# Sublimation on Red shorts Gildan & White NB Tshirt



## jaydt (Sep 18, 2015)

Hello!

I will be having my first custom order and I will be using the following items: 

Red shorts Gildan 44S30
White T-shirt New Balance Tempo Performance NB9118

I need any tips from anyone that is able to help in any way please this is my first custom order and I would love if the results are close to perfect, I know there are many experienced people with sublimation and your help would be really apreciated

The colors I will be printing in the red shorts are blank, on the white shirt is red black and green 

I use an epson artisan 1430


----------



## charles95405 (Feb 1, 2007)

You cannot sublimate any colors...sometimes you can do light pastels and whites but you cannot do darks such as red.
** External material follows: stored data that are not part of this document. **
@@ -2096,7 +2101,7 @@
   };
   auto issue = [&](const int unit, const int buf) __attribute__((always_inline)) {
     if (unit == 0 || unit == 3) {
-      const unsigned dst = st_lane + 2 * kP8XW + buf * kP8XW + (unit == 3 ? kP8Unit : 0);
+      const unsigned dst = st_lane + OFS + 2 * kP8XW + buf * kP8XW + (unit == 3 ? kP8Unit : 0);
       const char* src = wb + (unit == 3 ? (long)a.ldw * 128 : 0);
       unsigned woff[2] = {woff_r[0], woff_r[1]};
       if constexpr (RECOMPUTE) unit_offsets(a.ldw, true, woff);
@@ -2113,7 +2118,7 @@
   };
   auto issue_w4 = [&](const int blk) __attribute__((always_inline)) {
     if constexpr (MX) {
-      const unsigned d4 = lds_base + kP8W4 + wave * 2048;
+      const unsigned d4 = lds_base + kW4o + wave * 2048;
       unsigned woff4[2] = {woff4_r[0], woff4_r[1]};
       if constexpr (RECOMPUTE) w4_offsets(woff4);
       const uint8_t* w4t = a.w4 + (long)n0 * a.ldw4 + blk * 64;
@@ -2121,7 +2126,7 @@
       glds16_sbase(w4t, woff4[1], d4 + 1024);
       const int pc = wave & 3;
       glds4_sbase(a.w4_scale + ((long)(nt * 2 + (pc >> 1)) * (S >> 1) + blk) * 512 + (pc & 1) * 256, (unsigned)lane * 4u,
-                  lds_base + kP8SC + pc * 256);
+                  lds_base + kSCo + pc * 256);
     }
   };
   auto issue_scales = [&](const int sb) __attribute__((always_inline)) {
@@ -2135,10 +2140,70 @@
     }
   };
 
+  int rbg = 0, rbc = 0, rij = 0, r_ns = 1, r_ds = 0, r_nc = 1, rimg = 0;
+  int tiles_left = 0;
+  int xq_left = 0, xs_left = 0;
+  unsigned xo0 = 0u, xo1 = 0u;
+  int xsg = -1, x_ld = 0, x_halo = 1;
+  const char* xib = nullptr;
+  int xcur0 = 0;
+  auto img_setup = [&](const int g, const int c) __attribute__((always_inline)) {
+    const Grp& G = a.grp[g];
+    if (g != xsg) {
+      xsg = g;
+      unsigned off[2];
+      unit_offsets(G.ld, false, off);
+      xo0 = off[0];
+      xo1 = off[1];
+    }
+    x_ld = G.ld;
+    x_halo = (G.nshift - 1) * G.dstep;
+    xib = (const char*)G.hi + ((long)(m0 + G.shift0) * G.ld + c * 64) * 2;
+  };
+  auto img_piece = [&](const int k, const int img) __attribute__((always_inline)) {
+    if (k == 0 && wave == 7) {
+      const int l = lane_now();
+      const int r = min(l >> 3, x_halo - 1);
+      const int c = ((l & 7) - 2 * (l >> 4)) & 7;
+      glds16_sbase_m0(xib, (unsigned)((256 + r) * x_ld + c * 8) * 2u, lds_base + img * kP8Img + 256 * 128);
+    }
+    const char* src = xib + (long)(k >> 1) * x_ld * 256;
+    glds16_sbase_m0(src, (k & 1) ? xo1 : xo0, st_lane + img * kP8Img + (k >> 1) * kP8Unit + (k & 1) * 1024);
+  };
+  auto x_bases = [&]() __attribute__((always_inline)) {
+    const int row = wm * 64 + fr_i + rij * r_ds;
+    xcur0 = rimg * kP8Img + row * 128 + P8sFrameSlot(row, fr_g) * 16;
+  };
+  auto stage_next_block = [&]() __attribute__((always_inline)) {
+    xq_left = 0;
+    xs_left = 2 * (r_ns - rij) - 1;
+    if (tiles_left > r_ns - rij) {
+      const bool wrap = rbc + 1 == r_nc;
+      img_setup(wrap ? rbg + 1 : rbg, wrap ? 0 : rbc + 1);
+      xq_left = 4;
+    }
+  };
+  auto rd_adv = [&]() __attribute__((always_inline)) {
+    if (--tiles_left <= 0) return;
+    if (++rij == r_ns) {
+      rij = 0;
+      rimg ^= 1;
+      if (++rbc == r_nc) {
+        rbc = 0;
+        ++rbg;
+        r_ns = a.grp[rbg].nshift;
+        r_ds = a.grp[rbg].dstep;
+        r_nc = a.grp[rbg].ksteps >> 1;
+      }
+      stage_next_block();
+    }
+    x_bases();
+  };
+
   const int sw = (fr_g ^ ((fr_i >> 1) & 7)) * 16;
   const int xrd0 = (wm * 64 + fr_i) * 128 + sw, xrd1 = xrd0 ^ 64;
-  const int wrd0 = 2 * kP8XW + (wn * 64 + fr_i) * 128 + sw, wrd1 = wrd0 ^ 64;
-  const int w4rd = kP8W4 + (wn * 64 + fr_i) * 64 + (fr_g ^ ((fr_i >> 1) & 3)) * 16;
+  const int wrd0 = OFS + 2 * kP8XW + (wn * 64 + fr_i) * 128 + sw, wrd1 = wrd0 ^ 64;
+  const int w4rd = kW4o + (wn * 64 + fr_i) * 64 + (fr_g ^ ((fr_i >> 1) & 3)) * 16;
 
   int xs_b = 0;
   float xs_f[MX ? 4 : 1];
@@ -2186,8 +2251,8 @@
     constexpr int P = decltype(PP)::value, B = decltype(BB)::value, ODD = decltype(OO)::value;
     constexpr bool LO = decltype(LL)::value != 0;
     constexpr bool FAST = decltype(FF)::value != 0;
-    const char* xs0 = smem + xrd0 + B * kP8XW;
-    const char* xs1 = smem + xrd1 + B * kP8XW;
+    const char* xs0 = SHARED ? smem + xcur0 : smem + xrd0 + B * kP8XW;
+    const char* xs1 = SHARED ? smem + (xcur0 ^ 64) : smem + xrd1 + B * kP8XW;
     const char* ws0 = smem + wrd0 + B * kP8XW;
     const char* ws1 = smem + wrd1 + B * kP8XW;
     XV_FUZZ();
@@ -2245,7 +2310,19 @@
       c2 = c1;
       c1 = c0;
       c0 = 0;
-      if (unit >= 0) {
+      if constexpr (SHARED && (P == 0 || P == 3)) {
+        const int n = xq_left > xs_left ? 2 : (xq_left > 0 ? 1 : 0);
+        if (n > 0) {
+          img_piece(4 - xq_left, rimg ^ 1);
+          --xq_left;
+        }
+        if (n > 1) {
+          img_piece(4 - xq_left, rimg ^ 1);
+          --xq_left;
+        }
+        --xs_left;
+        c0 += n;
+      } else if (unit >= 0) {
         issue(unit, ibuf);
         c0 += 2;
       }
@@ -2259,11 +2336,11 @@
       }
       __builtin_amdgcn_sched_barrier(0);
       if constexpr (P == 1) {
-        if (!MX2 && steady) asm volatile("s_waitcnt vmcnt(%0)" ::"n"(8 + E1) : "memory");
+        if (!SHARED && !MX2 && steady) asm volatile("s_waitcnt vmcnt(%0)" ::"n"(8 + E1) : "memory");
         else wait_vmcnt_n(c0 + c1 + c2 + c3);
       }
       if constexpr (P == 3) {
-        if (!MX2 && steady) asm volatile("s_waitcnt vmcnt(%0)" ::"n"(6 + E1) : "memory");
+        if (!SHARED && !MX2 && steady) asm volatile("s_waitcnt vmcnt(%0)" ::"n"(6 + E1) : "memory");
         else wait_vmcnt_n(c0 + c1 + c2);
       }
     }
@@ -2275,6 +2352,7 @@
     constexpr int Q0 = (P == 0 || P == 3) ? 0 : 2;
     if (prio_load) __builtin_amdgcn_s_setprio(0);
     if (prio_mfma) __builtin_amdgcn_s_setprio(1);
+    if constexpr (SHARED && P == 3) rd_adv();
     if constexpr (MX2 && LO) {
       asm volatile("s_nop 4" ::: "memory");
       static_for<0, 2>([&](auto K) {
@@ -2307,7 +2385,7 @@
       });
     } else if constexpr (MX && ODD && P == 3) {
       int ws_v[2];
-      const char* sc = smem + kP8SC + wn * 512 + (fr_i * 4 + fr_g) * 4;
+      const char* sc = smem + kSCo + wn * 512 + (fr_i * 4 + fr_g) * 4;
       ws_v[0] = *(const int*)(sc);
       ws_v[1] = *(const int*)(sc + 256);
       static_for<0, 4>([&](auto PW) {
@@ -2443,12 +2521,12 @@
     if (EPI != kEpiSplitK && kind != 1 && wave < 6) {
 #pragma unroll
       for (int hh = 0; hh < 2; ++hh) {
-        const unsigned dst = lds_base + kP8PB + (part & 1) * 3072 + hh * 1536 + wave * 256;
+        const unsigned dst = lds_base + kPBo + (part & 1) * 3072 + hh * 1536 + wave * 256;
         if (wave < 2 || a.bn) {
           const float* src = (wave < 2 ? a.bias : wave < 4 ? a.scale : a.offset) + n0 + hh * 128 + (wave & 1) * 64;
           glds4_sbase(src, (unsigned)lane * 4u, dst);
         } else {
-          *(float*)(smem + kP8PB + (part & 1) * 3072 + hh * 1536 + wave * 256 + lane * 4) = wave < 4 ? 1.f : 0.f;
+          *(float*)(smem + kPBo + (part & 1) * 3072 + hh * 1536 + wave * 256 + lane * 4) = wave < 4 ? 1.f : 0.f;
         }
       }
     }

I am assuming you have sublimation ink for your printer


----------



## Dekzion (May 18, 2015)

jaydt said:


> The colors I will be printing in the red shorts are blank, on the white shirt is red black and green


Was the 'shorts are blank' a typo? because if you meant they are having BLACK lettering then it'll be fine for subbing.
and absolutely no problem with the whites of course


----------



## vegas75 (Mar 28, 2013)

Black is really your only option on the red. It will look great. 

You other option is vinyl heat transfer.


----------